Know What’s Actually Causing The Pain
An important concept to keep in mind: while it may be your lower back that’s hurting, the root of the problem may not a lower back injury. One CrossFit instructor said, “If you have low back pain, there’s a good chance it’s due to tight hip flexors, especially if you sit for long periods.” He suggests stretching your hip flexors each day to help avoid consequent lower back pain that it may cause.
Focus On Spinal Stability
While a flexible back is good, a flexible spine is not ideal. Your spine needs to be stable in order to endure the intense routines of CrossFit. In Stuart McGill’s article “Low Back Stability: From Formal Description to Issues for Performance and Rehabilitation,” McGill discusses how a lower back injury can occur from both very simple movements (such as bending over) to more strenuous exercises (such as CrossFit), but the end result is the same: a buckling of the spine, or a “slight rotation of a spinal segment.” The surrounding muscles must be trained to strengthen and stiffen the spine.
But, McGill notes that the best way to do this is through endurance training, not strength training: “The safest and mechanically most justifiable approach to enhancing lumbar stability through exercise entails a philosophical approach consistent with endurance, not strength; that ensures a neutral spine posture when under load (or more specifically avoids end range positions) and that encourages abdominal muscle cocontraction and bracing in a functional way.”
Use Correct Lifting Form
Many CrossFit lower back injuries are the result of lifting heavy weights without the proper posture and form. Even the smallest change in position mid-lift can put instant stress on your lower back — and if it’s too much demand, it will strain it.

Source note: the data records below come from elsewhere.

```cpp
typedef __attribute__((ext_vector_type(8))) __bf16 bf16x8;
typedef __attribute__((ext_vector_type(16))) float f32x16;
typedef __attribute__((ext_vector_type(4))) uint32_t u32x4;
typedef __attribute__((ext_vector_type(2))) uint32_t u32x2;

__device__ __forceinline__ float rbf2f(uint32_t bits16) { return a16_to_f32(bits16); }
__device__ __forceinline__ uint32_t rf2bf(float f) { return f32_to_a16(f); }

__global__ __launch_bounds__(256) void rec_warp_kernel(const uint8_t* __restrict__ pages, int ph, int pw,
                                                        const pt_rec_line* __restrict__ lines, int n_lines,
                                                        const long long* __restrict__ pix_off, uint8_t* __restrict__ crops) {
  a16_kernel_enter();
  const int li = blockIdx.y;
  if (li >= n_lines) return;
  const pt_rec_line L = lines[li];
  const int cw = L.crop_w, chh = L.crop_h;
  const long long npx = (long long)cw * chh;
  uint8_t* dst = crops + pix_off[li] * 3;
  const uint8_t* src = pages + (size_t)L.page * ph * pw * 3;
// ... 1847 lines not shown
    hipLaunchKernelGGL((gemm_argmax_kernel<32, 0, 8>), dim3((unsigned)((M + 255) / 256)), dim3(512), SMEM, s, A, M, W3, bias, N, ids, rowmax, nullptr, 0,
                       nullptr, 2 * K, wts);
  }
  if (cls_dma())
    hipLaunchKernelGGL(cls_argmax_dma_kernel<1>, dim3((unsigned)((M + 255) / 256)), dim3(512), CLS_DMA_SMEM, s, A, M, W3, bias, N, nullptr, nullptr, 2 * K, wts,
                       reinterpret_cast<const float*>(wmax), rowmax, cand);
  else
    hipLaunchKernelGGL((gemm_cand_kernel<32>), dim3((unsigned)((M + 127) / 128)), dim3(256), SMEM, s, A, M, 2 * K, W3, wts, bias, N,
                       reinterpret_cast<const float*>(wmax), rowmax, cand);
  hipLaunchKernelGGL(cand_eval_kernel, dim3((unsigned)((M + 15) / 16)), dim3(256), 0, s, A, M, 2 * K, K, W3, bias, N, n_real, cand, ids, maxv, ovf_count,
                     ovf_rows);
  hipLaunchKernelGGL(cand_full_kernel, dim3(2048), dim3(256), 0, s, A, 2 * K, K, W3, bias, n_real, ovf_count, ovf_rows, ids, maxv);
  PT_HIP_CHECK(hipGetLastError());
  return PT_OK;
}

static int gemm_nw(int dflt) {
  static int nw = -1;
  if (nw < 0) {
    const char* ev = getenv("PT_GEMM_NW");
    nw = ev ? (atoi(ev) == 8 ? 8 : 4) : 0;
  }
  return nw ? nw : dflt;
}

int pt_launch_gemm_argmax(const bf16_t* A, long long M, int K, const bf16_t* W, const float* bias, int N, int* ids, float* maxv,
                          hipStream_t s) {
  if ((K != 512 && K != 192) || N % 64 != 0 || M <= 0) return PT_ERR_INVALID;
  constexpr int SMEM = 64 * (512 * 2 + 16) + 64 * 4;
  static bool attr_done = false;
  if (!attr_done) {
    PT_HIP_CHECK(hipFuncSetAttribute(reinterpret_cast<const void*>(&gemm_argmax_kernel<32, 0>), hipFuncAttributeMaxDynamicSharedMemorySize, SMEM));
    PT_HIP_CHECK(hipFuncSetAttribute(reinterpret_cast<const void*>(&gemm_argmax_kernel<12, 0>), hipFuncAttributeMaxDynamicSharedMemorySize, SMEM));
    PT_HIP_CHECK(hipFuncSetAttribute(reinterpret_cast<const void*>(&gemm_argmax_kernel<32, 0, 8>), hipFuncAttributeMaxDynamicSharedMemorySize, SMEM));
    PT_HIP_CHECK(hipFuncSetAttribute(reinterpret_cast<const void*>(&gemm_argmax_kernel<12, 0, 8>), hipFuncAttributeMaxDynamicSharedMemorySize, SMEM));
    attr_done = true;
  }
  const int nw = gemm_nw(K == 512 ? 8 : 4);
  const dim3 grid((unsigned)((M + nw * 32 - 1) / (nw * 32))), blk(nw * 64);
  if (K == 192) {
    if (nw == 8) hipLaunchKernelGGL((gemm_argmax_kernel<12, 0, 8>), grid, blk, 64 * (192 * 2 + 16) + 64 * 4, s, A, M, W, bias, N, ids, maxv, nullptr, 0, nullptr, 192, 6ll * 2048);
    else hipLaunchKernelGGL((gemm_argmax_kernel<12, 0>), grid, blk, 64 * (192 * 2 + 16) + 64 * 4, s, A, M, W, bias, N, ids, maxv, nullptr, 0, nullptr, 192, 6ll * 2048);
  } else {
    if (nw == 8 && cls_dma()) {
      if (cls_dma_attr() != PT_OK) return PT_ERR_HIP;
      hipLaunchKernelGGL(cls_argmax_dma_kernel<0>, grid, blk, CLS_DMA_SMEM, s, A, M, W, bias, N, ids, maxv, 512, 16ll * 2048, nullptr, nullptr, nullptr);
    } else if (nw == 8) hipLaunchKernelGGL((gemm_argmax_kernel<32, 0, 8>), grid, blk, SMEM, s, A, M, W, bias, N, ids, maxv, nullptr, 0, nullptr, 512, 16ll * 2048);
    else hipLaunchKernelGGL((gemm_argmax_kernel<32, 0>), grid, blk, SMEM, s, A, M, W, bias, N, ids, maxv, nullptr, 0, nullptr, 512, 16ll * 2048);
  }
  PT_HIP_CHECK(hipGetLastError());
  return PT_OK;
}

int pt_launch_gemm_rows(const bf16_t* A, long long M, int K, const bf16_t* W, const float* bias, int N, bf16_t* out, int relu,
                        hipStream_t s, const int* tlim) {
  if ((K != 512 && K != 256) || N % 64 != 0 || M <= 0) return PT_ERR_INVALID;
  const int nw = gemm_nw(4);
  const int smem = 64 * (K * 2 + 16) + 64 * 4 + nw * 32 * 80;
  static bool attr_done = false;
  if (!attr_done) {
    PT_HIP_CHECK(hipFuncSetAttribute(reinterpret_cast<const void*>(&gemm_argmax_kernel<32, 1>), hipFuncAttributeMaxDynamicSharedMemorySize, 64 * (512 * 2 + 16) + 256 + 4 * 32 * 80));
    PT_HIP_CHECK(hipFuncSetAttribute(reinterpret_cast<const void*>(&gemm_argmax_kernel<32, 1, 8>), hipFuncAttributeMaxDynamicSharedMemorySize, 64 * (512 * 2 + 16) + 256 + 8 * 32 * 80));
    attr_done = true;
  }
  const dim3 grid((unsigned)((M + nw * 32 - 1) / (nw * 32))), blk(nw * 64);
  if (K == 512) {
    if (nw == 8) hipLaunchKernelGGL((gemm_argmax_kernel<32, 1, 8>), grid, blk, smem, s, A, M, W, bias, N, nullptr, nullptr, out, relu, tlim, 512, 16ll * 2048);
    else hipLaunchKernelGGL((gemm_argmax_kernel<32, 1>), grid, blk, smem, s, A, M, W, bias, N, nullptr, nullptr, out, relu, tlim, 512, 16ll * 2048);
  } else {
    if (nw == 8) hipLaunchKernelGGL((gemm_argmax_kernel<16, 1, 8>), grid, blk, smem, s, A, M, W, bias, N, nullptr, nullptr, out, relu, tlim, 256, 8ll * 2048);
    else hipLaunchKernelGGL((gemm_argmax_kernel<16, 1>), grid, blk, smem, s, A, M, W, bias, N, nullptr, nullptr, out, relu, tlim, 256, 8ll * 2048);
  }
  PT_HIP_CHECK(hipGetLastError());
  return PT_OK;
}

template <int KSTEPS>
__global__ __launch_bounds__(256, KSTEPS == 32 ? 1 : 2) void gemm_rows_x3_kernel(const bf16_t* __restrict__ A, long long M, const bf16_t* __restrict__ W3,
                                                                                 const float* __restrict__ bias, int N, bf16_t* __restrict__ out, int relu,
                                                                                 const int* __restrict__ tlim) {
  a16_kernel_enter();
  constexpr int K = KSTEPS * 16, NCH = K / 32, P = K * 2 + 16;
  constexpr int NPF = NCH;
  extern __shared__ __attribute__((aligned(16))) char smem[];
  char* sw = smem;
  float* sb = reinterpret_cast<float*>(smem + 64 * P);
  const int tid = threadIdx.x, lane = tid & 63, wave = tid >> 6;
  const int lx = lane & 31, q = lane >> 5;
  long long row0 = ((long long)blockIdx.x * 4 + wave) * 32;
  bool live = row0 < M;
  if (tlim) {
    const int total = tlim[0], g = blockIdx.x * 4 + wave;
    if ((int)blockIdx.x * 4 >= total) return;
    live = g < total;
    row0 = live ? (long long)tlim[1 + g] * 32 : 0;
  }
  const long long row = row0 + lx;
  const long long rc = row < M ? row : M - 1;
  bf16x8 ahi[KSTEPS], alo[KSTEPS];
#pragma unroll
  for (int ks = 0; ks < KSTEPS; ++ks) {
    ahi[ks] = *reinterpret_cast<const bf16x8*>(A + rc * (2 * K) + ks * 16 + q * 8);
    alo[ks] = *reinterpret_cast<const bf16x8*>(A + rc * (2 * K) + K + ks * 16 + q * 8);
  }
  u32x4 pf[NPF];
  float pb = 0.f;
  auto prefetch = [&](int st) {
    const bf16_t* wt = W3 + (size_t)(st >> 1) * (3 * NCH * 2048) + (st & 1) * (32 * 32);
#pragma unroll
    for (int j = 0; j < NPF; ++j) {
      const int idx = tid + j * 256, plane = idx / (NCH * 128), rem = idx - plane * (NCH * 128), c = rem >> 7, rp = rem & 127;
      pf[j] = *reinterpret_cast<const u32x4*>(wt + (size_t)(plane * 2 * NCH + c) * 2048 + rp * 8);
    }
    if (tid < 32) pb = bias[st * 32 + tid];
  };
  auto commit = [&]() {
// ... 95 lines not shown
```

pdf_table_amd/engine.py:

```python
from __future__ import annotations

import contextlib
import ctypes as C
import functools
import threading
from typing import Optional, Sequence, Tuple
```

Ensure that your form is correct, and if you’re unsure, have your trainer observe and help.
Know Your Limits, And Don’t Push Them
While CrossFit is known for encouraging users to push past limits, don’t take this to the utmost extreme and bring an unnecessary injury upon yourself. In reference to shoulder and knee injuries caused by CrossFit, Dr. Tehrany himself has said, “I see too many patients who aren’t prepared for the intensity of CrossFit,” adding, “One simply has to understand that CrossFit has risks like anything else, and those that like to engage in CrossFit must be prepared to practice the right techniques.”
Thus, if your lower back muscles begin feeling strained during workouts, consider doing only singles of a weight lift – such as “grace” jerks — versus the typical touch and go movements. CrossFit aside, with all exercise comes the risk of pain or injury. Listen to your muscles, and discontinue any movement that may be leading to a strain or tear.
If you’re a frequent CrossFitter, be sure to weigh the risks of your workouts and practice these preventative techniques to spare yourself from an unnecessary lower back injury.